Source records
--- START ---
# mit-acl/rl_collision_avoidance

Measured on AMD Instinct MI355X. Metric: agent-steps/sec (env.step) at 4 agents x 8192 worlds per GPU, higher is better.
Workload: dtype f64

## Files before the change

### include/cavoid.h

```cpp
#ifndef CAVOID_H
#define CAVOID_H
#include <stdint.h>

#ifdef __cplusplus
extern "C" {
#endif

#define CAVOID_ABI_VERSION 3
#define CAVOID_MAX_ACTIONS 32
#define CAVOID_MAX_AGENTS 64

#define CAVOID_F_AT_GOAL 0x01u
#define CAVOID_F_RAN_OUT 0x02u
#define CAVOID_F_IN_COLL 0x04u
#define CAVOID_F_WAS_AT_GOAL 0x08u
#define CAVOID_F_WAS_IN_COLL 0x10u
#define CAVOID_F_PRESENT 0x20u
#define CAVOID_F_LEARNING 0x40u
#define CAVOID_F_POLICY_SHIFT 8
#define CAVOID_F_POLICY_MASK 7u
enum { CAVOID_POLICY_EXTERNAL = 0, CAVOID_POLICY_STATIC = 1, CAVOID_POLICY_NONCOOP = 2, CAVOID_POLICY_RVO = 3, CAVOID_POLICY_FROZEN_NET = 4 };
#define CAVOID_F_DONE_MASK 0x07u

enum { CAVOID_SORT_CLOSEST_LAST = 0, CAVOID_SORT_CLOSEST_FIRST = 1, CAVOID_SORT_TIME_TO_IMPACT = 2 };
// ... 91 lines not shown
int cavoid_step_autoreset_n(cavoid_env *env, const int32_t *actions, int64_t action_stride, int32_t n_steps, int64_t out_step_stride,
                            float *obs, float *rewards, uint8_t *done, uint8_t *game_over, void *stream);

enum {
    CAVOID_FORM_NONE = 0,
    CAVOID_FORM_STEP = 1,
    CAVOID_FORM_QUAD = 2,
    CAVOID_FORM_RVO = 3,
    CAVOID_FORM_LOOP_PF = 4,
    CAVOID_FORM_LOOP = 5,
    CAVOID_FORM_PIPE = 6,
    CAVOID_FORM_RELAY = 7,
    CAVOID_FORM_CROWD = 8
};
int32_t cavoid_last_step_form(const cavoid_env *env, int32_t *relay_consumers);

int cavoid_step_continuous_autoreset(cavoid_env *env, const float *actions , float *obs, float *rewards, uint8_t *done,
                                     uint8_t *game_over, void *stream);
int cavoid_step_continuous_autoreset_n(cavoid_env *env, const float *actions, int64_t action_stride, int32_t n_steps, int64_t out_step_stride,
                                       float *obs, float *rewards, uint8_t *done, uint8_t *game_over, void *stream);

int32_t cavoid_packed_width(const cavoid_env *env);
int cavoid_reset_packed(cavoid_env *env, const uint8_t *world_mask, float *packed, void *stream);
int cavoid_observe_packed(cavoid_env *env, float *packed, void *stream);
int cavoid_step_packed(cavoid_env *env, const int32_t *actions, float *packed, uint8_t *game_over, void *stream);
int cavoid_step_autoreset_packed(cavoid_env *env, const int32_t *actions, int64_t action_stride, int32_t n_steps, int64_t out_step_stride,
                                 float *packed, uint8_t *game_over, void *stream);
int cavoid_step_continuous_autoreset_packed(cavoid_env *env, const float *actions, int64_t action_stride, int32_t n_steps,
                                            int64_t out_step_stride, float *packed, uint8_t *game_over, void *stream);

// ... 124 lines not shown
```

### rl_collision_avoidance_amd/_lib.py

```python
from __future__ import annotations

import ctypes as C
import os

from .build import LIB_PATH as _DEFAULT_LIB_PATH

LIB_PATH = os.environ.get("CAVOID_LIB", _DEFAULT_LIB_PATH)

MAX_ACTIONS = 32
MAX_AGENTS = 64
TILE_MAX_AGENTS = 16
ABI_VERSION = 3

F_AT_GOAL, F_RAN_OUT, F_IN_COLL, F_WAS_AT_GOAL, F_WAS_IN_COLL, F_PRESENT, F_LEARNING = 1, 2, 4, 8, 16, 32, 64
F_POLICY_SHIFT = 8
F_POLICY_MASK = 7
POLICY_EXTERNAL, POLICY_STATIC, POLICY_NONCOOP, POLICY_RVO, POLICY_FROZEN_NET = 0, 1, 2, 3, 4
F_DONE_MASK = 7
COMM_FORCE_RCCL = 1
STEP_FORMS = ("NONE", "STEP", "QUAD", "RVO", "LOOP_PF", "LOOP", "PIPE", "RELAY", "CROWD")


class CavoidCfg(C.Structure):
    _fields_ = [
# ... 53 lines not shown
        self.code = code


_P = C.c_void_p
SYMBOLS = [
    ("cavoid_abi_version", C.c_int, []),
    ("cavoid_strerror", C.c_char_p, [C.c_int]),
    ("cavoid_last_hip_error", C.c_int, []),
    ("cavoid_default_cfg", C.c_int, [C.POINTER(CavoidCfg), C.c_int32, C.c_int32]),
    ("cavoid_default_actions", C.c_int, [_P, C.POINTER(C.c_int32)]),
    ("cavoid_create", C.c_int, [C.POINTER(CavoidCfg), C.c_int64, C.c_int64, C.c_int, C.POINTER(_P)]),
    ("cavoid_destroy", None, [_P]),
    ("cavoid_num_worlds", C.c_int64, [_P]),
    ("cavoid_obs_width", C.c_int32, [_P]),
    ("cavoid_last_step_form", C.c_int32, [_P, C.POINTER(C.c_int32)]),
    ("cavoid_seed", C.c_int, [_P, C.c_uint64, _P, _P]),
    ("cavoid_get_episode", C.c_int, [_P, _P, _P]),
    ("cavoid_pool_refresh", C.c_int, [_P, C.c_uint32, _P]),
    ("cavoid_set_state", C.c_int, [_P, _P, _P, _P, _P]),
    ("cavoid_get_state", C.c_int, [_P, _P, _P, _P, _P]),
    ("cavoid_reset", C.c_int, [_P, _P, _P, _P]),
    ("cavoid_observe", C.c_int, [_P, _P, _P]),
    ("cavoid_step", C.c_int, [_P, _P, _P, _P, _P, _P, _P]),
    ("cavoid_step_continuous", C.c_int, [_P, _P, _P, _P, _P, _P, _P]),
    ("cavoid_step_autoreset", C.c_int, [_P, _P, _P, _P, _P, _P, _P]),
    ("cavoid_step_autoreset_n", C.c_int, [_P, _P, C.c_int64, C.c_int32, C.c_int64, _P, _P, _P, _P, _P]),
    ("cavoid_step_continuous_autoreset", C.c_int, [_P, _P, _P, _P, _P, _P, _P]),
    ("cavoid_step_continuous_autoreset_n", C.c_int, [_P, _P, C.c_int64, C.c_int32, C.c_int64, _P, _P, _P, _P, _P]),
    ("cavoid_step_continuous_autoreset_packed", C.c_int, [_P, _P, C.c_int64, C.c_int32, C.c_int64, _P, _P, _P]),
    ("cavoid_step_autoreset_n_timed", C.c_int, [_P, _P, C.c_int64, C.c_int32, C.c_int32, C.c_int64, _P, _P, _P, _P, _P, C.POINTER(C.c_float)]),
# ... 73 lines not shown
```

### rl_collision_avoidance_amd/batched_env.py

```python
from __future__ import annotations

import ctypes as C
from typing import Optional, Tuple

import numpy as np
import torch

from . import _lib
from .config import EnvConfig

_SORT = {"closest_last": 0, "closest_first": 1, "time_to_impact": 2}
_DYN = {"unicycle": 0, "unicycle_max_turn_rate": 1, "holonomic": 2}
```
--- END ---
--- START ---
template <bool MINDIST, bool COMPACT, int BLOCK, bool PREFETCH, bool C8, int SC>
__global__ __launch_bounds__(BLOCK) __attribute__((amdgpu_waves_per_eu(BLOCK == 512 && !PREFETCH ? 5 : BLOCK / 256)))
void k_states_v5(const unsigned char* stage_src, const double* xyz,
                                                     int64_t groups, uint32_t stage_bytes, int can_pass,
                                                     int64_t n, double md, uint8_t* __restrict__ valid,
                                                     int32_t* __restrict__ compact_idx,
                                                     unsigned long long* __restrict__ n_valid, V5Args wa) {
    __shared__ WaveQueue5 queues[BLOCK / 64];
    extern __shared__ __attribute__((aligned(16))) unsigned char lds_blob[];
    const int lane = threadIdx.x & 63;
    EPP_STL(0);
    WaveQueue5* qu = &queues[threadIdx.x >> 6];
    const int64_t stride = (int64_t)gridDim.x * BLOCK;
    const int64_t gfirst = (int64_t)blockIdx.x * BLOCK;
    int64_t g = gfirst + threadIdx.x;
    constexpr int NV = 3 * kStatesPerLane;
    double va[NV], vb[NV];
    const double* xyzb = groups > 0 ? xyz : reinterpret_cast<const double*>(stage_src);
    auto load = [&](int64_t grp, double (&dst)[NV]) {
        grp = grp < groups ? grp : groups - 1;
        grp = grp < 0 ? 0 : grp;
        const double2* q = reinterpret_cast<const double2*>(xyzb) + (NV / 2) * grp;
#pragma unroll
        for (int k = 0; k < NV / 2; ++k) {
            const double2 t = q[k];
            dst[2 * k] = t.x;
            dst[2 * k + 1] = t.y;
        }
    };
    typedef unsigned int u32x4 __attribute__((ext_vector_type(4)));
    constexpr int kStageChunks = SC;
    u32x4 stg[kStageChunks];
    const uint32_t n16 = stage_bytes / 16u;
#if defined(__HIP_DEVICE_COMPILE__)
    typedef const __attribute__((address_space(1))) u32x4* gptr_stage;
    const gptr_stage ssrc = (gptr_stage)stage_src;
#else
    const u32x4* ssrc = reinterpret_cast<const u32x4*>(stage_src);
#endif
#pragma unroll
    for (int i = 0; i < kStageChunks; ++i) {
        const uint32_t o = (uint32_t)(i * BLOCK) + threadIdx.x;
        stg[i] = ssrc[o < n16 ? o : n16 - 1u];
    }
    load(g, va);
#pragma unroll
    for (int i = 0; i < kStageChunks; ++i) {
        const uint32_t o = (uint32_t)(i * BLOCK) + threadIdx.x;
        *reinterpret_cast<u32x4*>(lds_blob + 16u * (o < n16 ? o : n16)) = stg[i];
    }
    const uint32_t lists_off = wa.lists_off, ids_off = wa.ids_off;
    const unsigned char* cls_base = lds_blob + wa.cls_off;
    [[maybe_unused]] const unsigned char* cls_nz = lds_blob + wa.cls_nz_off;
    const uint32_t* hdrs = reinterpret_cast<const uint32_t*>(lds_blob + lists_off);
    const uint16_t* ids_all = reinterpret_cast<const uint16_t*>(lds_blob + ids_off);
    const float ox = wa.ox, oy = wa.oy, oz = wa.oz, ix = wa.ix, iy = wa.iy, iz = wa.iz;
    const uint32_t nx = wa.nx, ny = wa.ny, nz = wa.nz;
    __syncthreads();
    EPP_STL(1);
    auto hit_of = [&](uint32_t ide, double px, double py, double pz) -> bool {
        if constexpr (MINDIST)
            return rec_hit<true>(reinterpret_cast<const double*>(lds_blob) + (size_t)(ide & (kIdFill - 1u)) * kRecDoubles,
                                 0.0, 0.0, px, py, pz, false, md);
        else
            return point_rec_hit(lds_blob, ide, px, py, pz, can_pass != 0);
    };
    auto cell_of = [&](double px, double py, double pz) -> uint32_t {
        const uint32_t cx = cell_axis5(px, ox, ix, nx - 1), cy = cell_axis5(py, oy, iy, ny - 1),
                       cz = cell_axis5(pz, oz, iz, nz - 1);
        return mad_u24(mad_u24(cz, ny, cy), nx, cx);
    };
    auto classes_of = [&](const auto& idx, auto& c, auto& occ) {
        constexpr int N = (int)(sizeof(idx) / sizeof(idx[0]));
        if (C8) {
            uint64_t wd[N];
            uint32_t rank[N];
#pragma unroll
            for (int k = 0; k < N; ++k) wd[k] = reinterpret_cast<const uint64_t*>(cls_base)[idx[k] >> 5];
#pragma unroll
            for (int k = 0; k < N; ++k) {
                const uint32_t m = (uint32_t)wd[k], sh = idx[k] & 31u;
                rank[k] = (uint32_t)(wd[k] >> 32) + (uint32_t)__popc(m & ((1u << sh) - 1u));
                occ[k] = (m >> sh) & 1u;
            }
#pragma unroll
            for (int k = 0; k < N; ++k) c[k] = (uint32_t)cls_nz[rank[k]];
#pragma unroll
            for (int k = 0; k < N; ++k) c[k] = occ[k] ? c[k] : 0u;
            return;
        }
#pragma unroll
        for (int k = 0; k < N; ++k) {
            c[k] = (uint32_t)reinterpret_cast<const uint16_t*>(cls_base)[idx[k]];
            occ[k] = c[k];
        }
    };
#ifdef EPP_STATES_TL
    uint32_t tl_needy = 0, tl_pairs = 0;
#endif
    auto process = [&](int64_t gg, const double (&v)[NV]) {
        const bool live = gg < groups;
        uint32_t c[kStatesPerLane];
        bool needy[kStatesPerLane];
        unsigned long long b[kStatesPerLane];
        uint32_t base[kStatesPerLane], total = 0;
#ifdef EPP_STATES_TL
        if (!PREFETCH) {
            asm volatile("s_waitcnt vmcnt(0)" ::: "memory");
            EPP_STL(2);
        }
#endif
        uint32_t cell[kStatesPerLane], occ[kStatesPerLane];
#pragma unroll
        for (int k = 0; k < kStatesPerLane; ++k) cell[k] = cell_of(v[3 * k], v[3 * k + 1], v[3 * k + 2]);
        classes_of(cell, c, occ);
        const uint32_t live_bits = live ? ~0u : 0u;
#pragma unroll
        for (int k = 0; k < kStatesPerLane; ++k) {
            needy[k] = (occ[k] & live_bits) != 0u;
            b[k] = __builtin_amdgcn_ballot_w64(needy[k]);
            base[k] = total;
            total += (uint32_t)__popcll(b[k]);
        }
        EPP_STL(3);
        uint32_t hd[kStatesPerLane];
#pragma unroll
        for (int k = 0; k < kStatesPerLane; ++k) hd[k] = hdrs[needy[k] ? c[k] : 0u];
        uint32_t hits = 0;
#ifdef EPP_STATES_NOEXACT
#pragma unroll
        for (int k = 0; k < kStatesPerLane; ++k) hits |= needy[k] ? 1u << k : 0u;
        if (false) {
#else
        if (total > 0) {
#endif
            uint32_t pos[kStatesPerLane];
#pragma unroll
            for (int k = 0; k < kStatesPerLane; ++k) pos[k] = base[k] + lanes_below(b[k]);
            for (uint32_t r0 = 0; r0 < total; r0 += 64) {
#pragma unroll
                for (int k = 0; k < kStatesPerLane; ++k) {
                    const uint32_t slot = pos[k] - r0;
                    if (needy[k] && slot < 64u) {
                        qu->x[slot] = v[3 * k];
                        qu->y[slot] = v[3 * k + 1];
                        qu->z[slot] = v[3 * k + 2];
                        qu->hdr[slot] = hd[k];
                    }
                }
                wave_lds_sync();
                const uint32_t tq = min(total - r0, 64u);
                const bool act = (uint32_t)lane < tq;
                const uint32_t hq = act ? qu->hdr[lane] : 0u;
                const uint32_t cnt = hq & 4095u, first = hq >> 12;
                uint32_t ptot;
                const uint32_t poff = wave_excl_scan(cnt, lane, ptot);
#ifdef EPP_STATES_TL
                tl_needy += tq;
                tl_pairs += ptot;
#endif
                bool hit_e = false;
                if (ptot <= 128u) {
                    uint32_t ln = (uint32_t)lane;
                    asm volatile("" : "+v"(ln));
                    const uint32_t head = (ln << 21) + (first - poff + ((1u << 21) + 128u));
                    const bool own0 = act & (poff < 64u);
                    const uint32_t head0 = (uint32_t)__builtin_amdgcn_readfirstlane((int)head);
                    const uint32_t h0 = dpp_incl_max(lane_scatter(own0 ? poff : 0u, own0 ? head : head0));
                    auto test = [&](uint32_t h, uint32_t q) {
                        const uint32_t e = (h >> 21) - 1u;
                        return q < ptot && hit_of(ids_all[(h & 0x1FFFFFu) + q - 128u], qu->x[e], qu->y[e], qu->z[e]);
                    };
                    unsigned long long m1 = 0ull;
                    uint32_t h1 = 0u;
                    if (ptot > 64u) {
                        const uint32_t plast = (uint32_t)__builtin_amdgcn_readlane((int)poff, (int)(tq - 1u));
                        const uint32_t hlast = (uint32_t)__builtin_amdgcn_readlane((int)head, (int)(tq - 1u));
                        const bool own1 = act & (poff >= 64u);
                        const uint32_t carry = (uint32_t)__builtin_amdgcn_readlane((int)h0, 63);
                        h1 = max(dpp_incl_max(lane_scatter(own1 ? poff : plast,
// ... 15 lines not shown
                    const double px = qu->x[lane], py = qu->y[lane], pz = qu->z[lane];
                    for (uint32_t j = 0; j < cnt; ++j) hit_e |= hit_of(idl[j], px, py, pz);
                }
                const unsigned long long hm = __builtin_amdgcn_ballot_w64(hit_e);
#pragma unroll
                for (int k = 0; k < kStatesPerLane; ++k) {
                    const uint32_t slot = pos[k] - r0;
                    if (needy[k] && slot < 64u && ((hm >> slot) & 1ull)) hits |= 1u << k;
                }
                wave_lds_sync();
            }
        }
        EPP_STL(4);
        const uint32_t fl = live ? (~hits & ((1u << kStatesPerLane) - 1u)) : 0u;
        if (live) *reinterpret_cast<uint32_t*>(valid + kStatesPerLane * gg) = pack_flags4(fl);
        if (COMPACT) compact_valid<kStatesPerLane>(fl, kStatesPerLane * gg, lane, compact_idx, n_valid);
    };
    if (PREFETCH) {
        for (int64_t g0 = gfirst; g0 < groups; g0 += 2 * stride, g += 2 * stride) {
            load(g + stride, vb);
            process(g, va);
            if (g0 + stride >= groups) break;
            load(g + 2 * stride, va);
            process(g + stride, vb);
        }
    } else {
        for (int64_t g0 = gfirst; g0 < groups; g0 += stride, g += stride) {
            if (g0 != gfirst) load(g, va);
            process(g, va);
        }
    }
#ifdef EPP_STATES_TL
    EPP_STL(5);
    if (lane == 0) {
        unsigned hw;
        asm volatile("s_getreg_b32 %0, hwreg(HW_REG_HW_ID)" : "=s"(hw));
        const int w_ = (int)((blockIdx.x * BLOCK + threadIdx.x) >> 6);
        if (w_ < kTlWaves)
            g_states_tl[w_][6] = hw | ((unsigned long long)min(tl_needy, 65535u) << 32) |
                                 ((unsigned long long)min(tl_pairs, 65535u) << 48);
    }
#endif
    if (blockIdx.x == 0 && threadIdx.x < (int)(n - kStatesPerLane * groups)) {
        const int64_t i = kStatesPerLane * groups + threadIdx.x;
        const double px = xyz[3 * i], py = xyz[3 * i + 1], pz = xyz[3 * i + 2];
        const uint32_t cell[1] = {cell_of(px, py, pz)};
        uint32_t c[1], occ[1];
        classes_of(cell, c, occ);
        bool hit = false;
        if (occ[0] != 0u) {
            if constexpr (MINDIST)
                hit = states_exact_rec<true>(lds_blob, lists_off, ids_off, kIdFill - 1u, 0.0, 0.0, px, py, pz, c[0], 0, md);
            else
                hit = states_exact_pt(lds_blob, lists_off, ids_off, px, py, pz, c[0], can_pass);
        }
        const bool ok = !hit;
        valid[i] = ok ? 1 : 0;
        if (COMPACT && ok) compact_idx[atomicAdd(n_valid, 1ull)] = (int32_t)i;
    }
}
--- END ---
▸ EXERCISE GOAL
For the word "total", state how many lines of the entries contain it, with nothing else.

▸ ANSWER TO THIS EXERCISE
6